Chapter 30 covers Haiti’s fight for independence from France. If we studied anything about Haiti when I was growing up in Romania, I must have forgotten it, because I remember nothing on the subject. So I was learning alongside my children in this chapter.
My fourth grader studied big numbers in math this year, so he had the task of explaining to his sister (who is only in second grade) what the difference is between 36,000 white French aristocrats and 500,000 African slaves. Unit studies are not my thing, but when I can make a connection between subjects, I make it. In this case, math and history came together and it was fun.

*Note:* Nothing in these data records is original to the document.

template <int TA, int TB>
__device__ __forceinline__ void wgmma_bf16_n32(float (&d)[16], uint64_t da, uint64_t db, uint32_t acc) {
  asm volatile(
      "{\n.reg .pred p;\nsetp.ne.b32 p, %18, 0;\n"
      "wgmma.mma_async.sync.aligned.m64n32k16.f32.bf16.bf16 {%0, %1, %2, %3, %4, %5, %6, %7, %8, %9, %10, %11, %12, %13, %14, %15}, %16, %17, p, 1, 1, %19, %20;\n}\n"
      : "+f"(d[0]), "+f"(d[1]), "+f"(d[2]), "+f"(d[3]), "+f"(d[4]), "+f"(d[5]), "+f"(d[6]), "+f"(d[7]), "+f"(d[8]), "+f"(d[9]), "+f"(d[10]), "+f"(d[11]), "+f"(d[12]), "+f"(d[13]), "+f"(d[14]), "+f"(d[15])
      : "l"(da), "l"(db), "r"(acc), "n"(TA), "n"(TB));
}
template <int TA, int TB>
__device__ __forceinline__ void wgmma_bf16_n64(float (&d)[32], uint64_t da, uint64_t db, uint32_t acc) {
  asm volatile(
      "{\n.reg .pred p;\nsetp.ne.b32 p, %34, 0;\n"
      "wgmma.mma_async.sync.aligned.m64n64k16.f32.bf16.bf16 {%0, %1, %2, %3, %4, %5, %6, %7, %8, %9, %10, %11, %12, %13, %14, %15, %16, %17, %18, %19, %20, %21, %22, %23, %24, %25, %26, %27, %28, %29, %30, %31}, %32, %33, p, 1, 1, %35, %36;\n}\n"
      : "+f"(d[0]), "+f"(d[1]), "+f"(d[2]), "+f"(d[3]), "+f"(d[4]), "+f"(d[5]), "+f"(d[6]), "+f"(d[7]), "+f"(d[8]), "+f"(d[9]), "+f"(d[10]), "+f"(d[11]), "+f"(d[12]), "+f"(d[13]), "+f"(d[14]), "+f"(d[15]), "+f"(d[16]), "+f"(d[17]), "+f"(d[18]), "+f"(d[19]), "+f"(d[20]), "+f"(d[21]), "+f"(d[22]), "+f"(d[23]), "+f"(d[24]), "+f"(d[25]), "+f"(d[26]), "+f"(d[27]), "+f"(d[28]), "+f"(d[29]), "+f"(d[30]), "+f"(d[31])
      : "l"(da), "l"(db), "r"(acc), "n"(TA), "n"(TB));
}
template <int TA, int TB>
__device__ __forceinline__ void wgmma_bf16_n128(float (&d)[64], uint64_t da, uint64_t db, uint32_t acc) {
  asm volatile(
      "{\n.reg .pred p;\nsetp.ne.b32 p, %66, 0;\n"
      "wgmma.mma_async.sync.aligned.m64n128k16.f32.bf16.bf16 {%0, %1, %2, %3, %4, %5, %6, %7, %8, %9, %10, %11, %12, %13, %14, %15, %16, %17, %18, %19, %20, %21, %22, %23, %24, %25, %26, %27, %28, %29, %30, %31, %32, %33, %34, %35, %36, %37, %38, %39, %40, %41, %42, %43, %44, %45, %46, %47, %48, %49, %50, %51, %52, %53, %54, %55, %56, %57, %58, %59, %60, %61, %62, %63}, %64, %65, p, 1, 1, %67, %68;\n}\n"
      : "+f"(d[0]), "+f"(d[1]), "+f"(d[2]), "+f"(d[3]), "+f"(d[4]), "+f"(d[5]), "+f"(d[6]), "+f"(d[7]), "+f"(d[8]), "+f"(d[9]), "+f"(d[10]), "+f"(d[11]), "+f"(d[12]), "+f"(d[13]), "+f"(d[14]), "+f"(d[15]), "+f"(d[16]), "+f"(d[17]), "+f"(d[18]), "+f"(d[19]), "+f"(d[20]), "+f"(d[21]), "+f"(d[22]), "+f"(d[23]), "+f"(d[24]), "+f"(d[25]), "+f"(d[26]), "+f"(d[27]), "+f"(d[28]), "+f"(d[29]), "+f"(d[30]), "+f"(d[31]), "+f"(d[32]), "+f"(d[33]), "+f"(d[34]), "+f"(d[35]), "+f"(d[36]), "+f"(d[37]), "+f"(d[38]), "+f"(d[39]), "+f"(d[40]), "+f"(d[41]), "+f"(d[42]), "+f"(d[43]), "+f"(d[44]), "+f"(d[45]), "+f"(d[46]), "+f"(d[47]), "+f"(d[48]), "+f"(d[49]), "+f"(d[50]), "+f"(d[51]), "+f"(d[52]), "+f"(d[53]), "+f"(d[54]), "+f"(d[55]), "+f"(d[56]), "+f"(d[57]), "+f"(d[58]), "+f"(d[59]), "+f"(d[60]), "+f"(d[61]), "+f"(d[62]), "+f"(d[63])
      : "l"(da), "l"(db), "r"(acc), "n"(TA), "n"(TB));
}
template <int TA, int TB>
__device__ __forceinline__ void wgmma_bf16_n256(float (&d)[128], uint64_t da, uint64_t db, uint32_t acc) {
  asm volatile(
      "{\n.reg .pred p;\nsetp.ne.b32 p, %130, 0;\n"
      "wgmma.mma_async.sync.aligned.m64n256k16.f32.bf16.bf16 {%0, %1, %2, %3, %4, %5, %6, %7, %8, %9, %10, %11, %12, %13, %14, %15, %16, %17, %18, %19, %20, %21, %22, %23, %24, %25, %26, %27, %28, %29, %30, %31, %32, %33, %34, %35, %36, %37, %38, %39, %40, %41, %42, %43, %44, %45, %46, %47, %48, %49, %50, %51, %52, %53, %54, %55, %56, %57, %58, %59, %60, %61, %62, %63, %64, %65, %66, %67, %68, %69, %70, %71, %72, %73, %74, %75, %76, %77, %78, %79, %80, %81, %82, %83, %84, %85, %86, %87, %88, %89, %90, %91, %92, %93, %94, %95, %96, %97, %98, %99, %100, %101, %102, %103, %104, %105, %106, %107, %108, %109, %110, %111, %112, %113, %114, %115, %116, %117, %118, %119, %120, %121, %122, %123, %124, %125, %126, %127}, %128, %129, p, 1, 1, %131, %132;\n}\n"
      : "+f"(d[0]), "+f"(d[1]), "+f"(d[2]), "+f"(d[3]), "+f"(d[4]), "+f"(d[5]), "+f"(d[6]), "+f"(d[7]), "+f"(d[8]), "+f"(d[9]), "+f"(d[10]), "+f"(d[11]), "+f"(d[12]), "+f"(d[13]), "+f"(d[14]), "+f"(d[15]), "+f"(d[16]), "+f"(d[17]), "+f"(d[18]), "+f"(d[19]), "+f"(d[20]), "+f"(d[21]), "+f"(d[22]), "+f"(d[23]), "+f"(d[24]), "+f"(d[25]), "+f"(d[26]), "+f"(d[27]), "+f"(d[28]), "+f"(d[29]), "+f"(d[30]), "+f"(d[31]), "+f"(d[32]), "+f"(d[33]), "+f"(d[34]), "+f"(d[35]), "+f"(d[36]), "+f"(d[37]), "+f"(d[38]), "+f"(d[39]), "+f"(d[40]), "+f"(d[41]), "+f"(d[42]), "+f"(d[43]), "+f"(d[44]), "+f"(d[45]), "+f"(d[46]), "+f"(d[47]), "+f"(d[48]), "+f"(d[49]), "+f"(d[50]), "+f"(d[51]), "+f"(d[52]), "+f"(d[53]), "+f"(d[54]), "+f"(d[55]), "+f"(d[56]), "+f"(d[57]), "+f"(d[58]), "+f"(d[59]), "+f"(d[60]), "+f"(d[61]), "+f"(d[62]), "+f"(d[63]), "+f"(d[64]), "+f"(d[65]), "+f"(d[66]), "+f"(d[67]), "+f"(d[68]), "+f"(d[69]), "+f"(d[70]), "+f"(d[71]), "+f"(d[72]), "+f"(d[73]), "+f"(d[74]), "+f"(d[75]), "+f"(d[76]), "+f"(d[77]), "+f"(d[78]), "+f"(d[79]), "+f"(d[80]), "+f"(d[81]), "+f"(d[82]), "+f"(d[83]), "+f"(d[84]), "+f"(d[85]), "+f"(d[86]), "+f"(d[87]), "+f"(d[88]), "+f"(d[89]), "+f"(d[90]), "+f"(d[91]), "+f"(d[92]), "+f"(d[93]), "+f"(d[94]), "+f"(d[95]), "+f"(d[96]), "+f"(d[97]), "+f"(d[98]), "+f"(d[99]), "+f"(d[100]), "+f"(d[101]), "+f"(d[102]), "+f"(d[103]), "+f"(d[104]), "+f"(d[105]), "+f"(d[106]), "+f"(d[107]), "+f"(d[108]), "+f"(d[109]), "+f"(d[110]), "+f"(d[111]), "+f"(d[112]), "+f"(d[113]), "+f"(d[114]), "+f"(d[115]), "+f"(d[116]), "+f"(d[117]), "+f"(d[118]), "+f"(d[119]), "+f"(d[120]), "+f"(d[121]), "+f"(d[122]), "+f"(d[123]), "+f"(d[124]), "+f"(d[125]), "+f"(d[126]), "+f"(d[127])
      : "l"(da), "l"(db), "r"(acc), "n"(TA), "n"(TB));
}
template <int N, int TA = 0, int TB = 0>
__device__ __forceinline__ void wgmma_bf16(float (&d)[N / 2], uint64_t da, uint64_t db, uint32_t acc) {
  static_assert(N == 32 || N == 64 || N == 128 || N == 256, "wgmma_bf16: N in {32, 64, 128, 256}");
  if constexpr (N == 32) wgmma_bf16_n32<TA, TB>(d, da, db, acc);
  else if constexpr (N == 64) wgmma_bf16_n64<TA, TB>(d, da, db, acc);
  else if constexpr (N == 128) wgmma_bf16_n128<TA, TB>(d, da, db, acc);
  else wgmma_bf16_n256<TA, TB>(d, da, db, acc);
}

The chapter has some violence, which would be normal when you study a rebellion, right? But we move quickly over these parts of the stories. I do not want to minimize the suffering of the slaves. We talk about the terrible institution of slavery every time it comes up and I remind them the Bible clearly speaks against slavery.
On the other hand, I do not want to get too graphic about what they did to slaves back then. After all, my children are only 7 and 10. When the time comes, I will let them read “Uncle Tom’s Cabin” and we will study the American Civil War and many other related lessons.
As always, I rejoiced because they learned new vocabulary. “Aristocracy” was one of the words in this lesson and they knew what it meant but they were not sure. Sometimes words we hear seem clear but not 100% and we need to look them up or ask an adult. That was the case here.
We discussed the different types of aristocrats and how some are lower or less important than others etc. For our craft, they created palm trees out of craft foam. They also colored the Haitian flag and, of their own free will, made some drawings.
One represents Jean-Jacques Dessalines creating the flag and the other, well, just a cool medieval castle under attack. Because we can. Homeschooling fun at its best. I think.